▶ **DIRECTIONS**
Copy out each line of the data below in which "constexpr" appears.

▶ **Stored items**
........

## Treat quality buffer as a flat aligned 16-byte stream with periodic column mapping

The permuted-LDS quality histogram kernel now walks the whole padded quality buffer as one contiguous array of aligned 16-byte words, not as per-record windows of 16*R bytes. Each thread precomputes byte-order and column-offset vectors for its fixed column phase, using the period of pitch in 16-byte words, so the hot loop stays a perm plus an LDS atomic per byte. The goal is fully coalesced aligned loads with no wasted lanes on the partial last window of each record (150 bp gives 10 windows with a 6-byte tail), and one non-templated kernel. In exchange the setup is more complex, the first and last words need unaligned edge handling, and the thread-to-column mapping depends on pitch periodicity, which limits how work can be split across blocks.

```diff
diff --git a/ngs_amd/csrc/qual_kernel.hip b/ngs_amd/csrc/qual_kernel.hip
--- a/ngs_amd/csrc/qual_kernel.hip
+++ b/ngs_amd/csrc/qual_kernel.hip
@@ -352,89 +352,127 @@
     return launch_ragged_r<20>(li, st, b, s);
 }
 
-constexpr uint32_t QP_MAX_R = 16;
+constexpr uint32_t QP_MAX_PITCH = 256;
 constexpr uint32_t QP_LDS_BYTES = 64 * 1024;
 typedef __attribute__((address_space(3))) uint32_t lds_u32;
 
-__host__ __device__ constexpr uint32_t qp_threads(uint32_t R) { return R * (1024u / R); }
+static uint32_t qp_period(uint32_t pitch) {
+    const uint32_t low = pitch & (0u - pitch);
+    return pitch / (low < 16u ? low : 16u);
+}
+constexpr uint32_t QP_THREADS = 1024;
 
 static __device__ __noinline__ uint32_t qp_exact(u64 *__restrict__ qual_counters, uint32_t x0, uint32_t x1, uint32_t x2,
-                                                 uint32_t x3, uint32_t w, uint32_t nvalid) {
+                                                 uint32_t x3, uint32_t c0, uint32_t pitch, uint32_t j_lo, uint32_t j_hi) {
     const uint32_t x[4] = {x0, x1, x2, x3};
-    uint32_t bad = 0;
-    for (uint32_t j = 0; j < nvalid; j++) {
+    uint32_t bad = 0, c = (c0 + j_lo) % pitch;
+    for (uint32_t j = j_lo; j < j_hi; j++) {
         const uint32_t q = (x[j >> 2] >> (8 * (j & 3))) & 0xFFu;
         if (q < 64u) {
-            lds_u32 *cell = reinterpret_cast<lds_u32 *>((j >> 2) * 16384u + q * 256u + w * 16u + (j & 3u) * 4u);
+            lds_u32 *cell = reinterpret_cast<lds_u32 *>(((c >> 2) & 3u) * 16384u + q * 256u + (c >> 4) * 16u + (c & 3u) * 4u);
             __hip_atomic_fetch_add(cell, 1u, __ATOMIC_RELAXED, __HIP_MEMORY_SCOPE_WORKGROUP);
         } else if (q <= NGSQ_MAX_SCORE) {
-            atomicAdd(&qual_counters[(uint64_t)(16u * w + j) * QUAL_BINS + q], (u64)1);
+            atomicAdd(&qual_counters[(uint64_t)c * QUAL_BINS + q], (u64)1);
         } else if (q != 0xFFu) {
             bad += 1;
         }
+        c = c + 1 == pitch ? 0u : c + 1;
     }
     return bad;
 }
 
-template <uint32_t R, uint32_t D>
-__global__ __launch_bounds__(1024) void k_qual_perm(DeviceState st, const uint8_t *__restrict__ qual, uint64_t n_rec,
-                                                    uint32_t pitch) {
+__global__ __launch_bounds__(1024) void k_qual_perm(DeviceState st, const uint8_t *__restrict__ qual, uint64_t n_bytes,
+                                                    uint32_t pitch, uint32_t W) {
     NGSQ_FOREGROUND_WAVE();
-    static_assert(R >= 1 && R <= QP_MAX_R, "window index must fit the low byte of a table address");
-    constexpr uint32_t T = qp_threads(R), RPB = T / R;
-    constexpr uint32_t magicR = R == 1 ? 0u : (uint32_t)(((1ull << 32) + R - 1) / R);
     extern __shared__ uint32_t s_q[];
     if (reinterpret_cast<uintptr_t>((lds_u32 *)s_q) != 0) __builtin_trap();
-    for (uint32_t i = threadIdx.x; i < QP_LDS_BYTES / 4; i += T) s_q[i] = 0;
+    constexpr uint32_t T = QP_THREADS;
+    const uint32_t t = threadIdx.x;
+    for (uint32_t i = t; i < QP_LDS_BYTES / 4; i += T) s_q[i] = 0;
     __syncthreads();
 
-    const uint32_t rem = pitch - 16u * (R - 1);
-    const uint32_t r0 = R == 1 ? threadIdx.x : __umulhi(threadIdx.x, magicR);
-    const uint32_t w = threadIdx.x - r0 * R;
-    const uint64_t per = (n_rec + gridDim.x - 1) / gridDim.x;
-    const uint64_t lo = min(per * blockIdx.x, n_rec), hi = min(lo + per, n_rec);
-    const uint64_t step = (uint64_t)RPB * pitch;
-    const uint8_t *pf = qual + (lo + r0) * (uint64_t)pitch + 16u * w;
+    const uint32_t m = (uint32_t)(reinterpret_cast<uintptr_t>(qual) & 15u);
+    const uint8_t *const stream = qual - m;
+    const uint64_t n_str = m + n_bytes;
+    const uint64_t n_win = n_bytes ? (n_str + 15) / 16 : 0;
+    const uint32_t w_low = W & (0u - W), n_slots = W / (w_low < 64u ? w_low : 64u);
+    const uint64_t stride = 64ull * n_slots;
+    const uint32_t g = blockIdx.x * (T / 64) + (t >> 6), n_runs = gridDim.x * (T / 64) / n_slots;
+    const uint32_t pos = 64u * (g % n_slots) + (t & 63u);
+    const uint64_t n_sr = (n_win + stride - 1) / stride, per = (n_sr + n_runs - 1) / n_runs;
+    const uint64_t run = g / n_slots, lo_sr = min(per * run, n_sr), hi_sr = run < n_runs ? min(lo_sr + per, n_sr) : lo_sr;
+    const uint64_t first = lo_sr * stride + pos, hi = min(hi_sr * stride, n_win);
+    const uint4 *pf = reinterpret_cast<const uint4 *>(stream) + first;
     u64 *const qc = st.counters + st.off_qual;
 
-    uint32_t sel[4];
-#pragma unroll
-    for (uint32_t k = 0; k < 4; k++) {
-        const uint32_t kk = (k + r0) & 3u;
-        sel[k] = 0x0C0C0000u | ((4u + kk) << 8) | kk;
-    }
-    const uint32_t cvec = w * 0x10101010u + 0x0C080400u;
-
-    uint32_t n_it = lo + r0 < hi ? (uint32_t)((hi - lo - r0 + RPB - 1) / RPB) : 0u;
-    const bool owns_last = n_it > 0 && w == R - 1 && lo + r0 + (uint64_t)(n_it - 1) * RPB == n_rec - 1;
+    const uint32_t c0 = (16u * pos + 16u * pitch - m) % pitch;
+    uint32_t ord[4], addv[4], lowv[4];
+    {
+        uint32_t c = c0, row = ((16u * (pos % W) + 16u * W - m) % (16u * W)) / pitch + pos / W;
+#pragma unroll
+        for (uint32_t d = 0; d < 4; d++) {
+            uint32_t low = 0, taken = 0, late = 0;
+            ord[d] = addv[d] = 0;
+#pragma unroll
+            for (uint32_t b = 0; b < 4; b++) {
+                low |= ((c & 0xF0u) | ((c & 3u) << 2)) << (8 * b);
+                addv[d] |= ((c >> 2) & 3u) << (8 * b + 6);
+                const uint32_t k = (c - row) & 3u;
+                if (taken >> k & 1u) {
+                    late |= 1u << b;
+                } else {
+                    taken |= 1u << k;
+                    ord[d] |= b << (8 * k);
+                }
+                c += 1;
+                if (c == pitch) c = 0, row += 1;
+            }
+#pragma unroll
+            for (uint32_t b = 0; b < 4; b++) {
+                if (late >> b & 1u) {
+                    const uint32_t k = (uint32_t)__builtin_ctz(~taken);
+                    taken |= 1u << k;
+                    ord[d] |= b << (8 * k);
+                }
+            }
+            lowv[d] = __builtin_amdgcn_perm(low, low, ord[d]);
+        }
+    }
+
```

........

▶ **RESULT OF THIS EXERCISE**
-constexpr uint32_t QP_MAX_R = 16;
+constexpr uint32_t QP_MAX_PITCH = 256;
 constexpr uint32_t QP_LDS_BYTES = 64 * 1024;
-__host__ __device__ constexpr uint32_t qp_threads(uint32_t R) { return R * (1024u / R); }
+constexpr uint32_t QP_THREADS = 1024;
-    constexpr uint32_t T = qp_threads(R), RPB = T / R;
-    constexpr uint32_t magicR = R == 1 ? 0u : (uint32_t)(((1ull << 32) + R - 1) / R);
+    constexpr uint32_t T = QP_THREADS;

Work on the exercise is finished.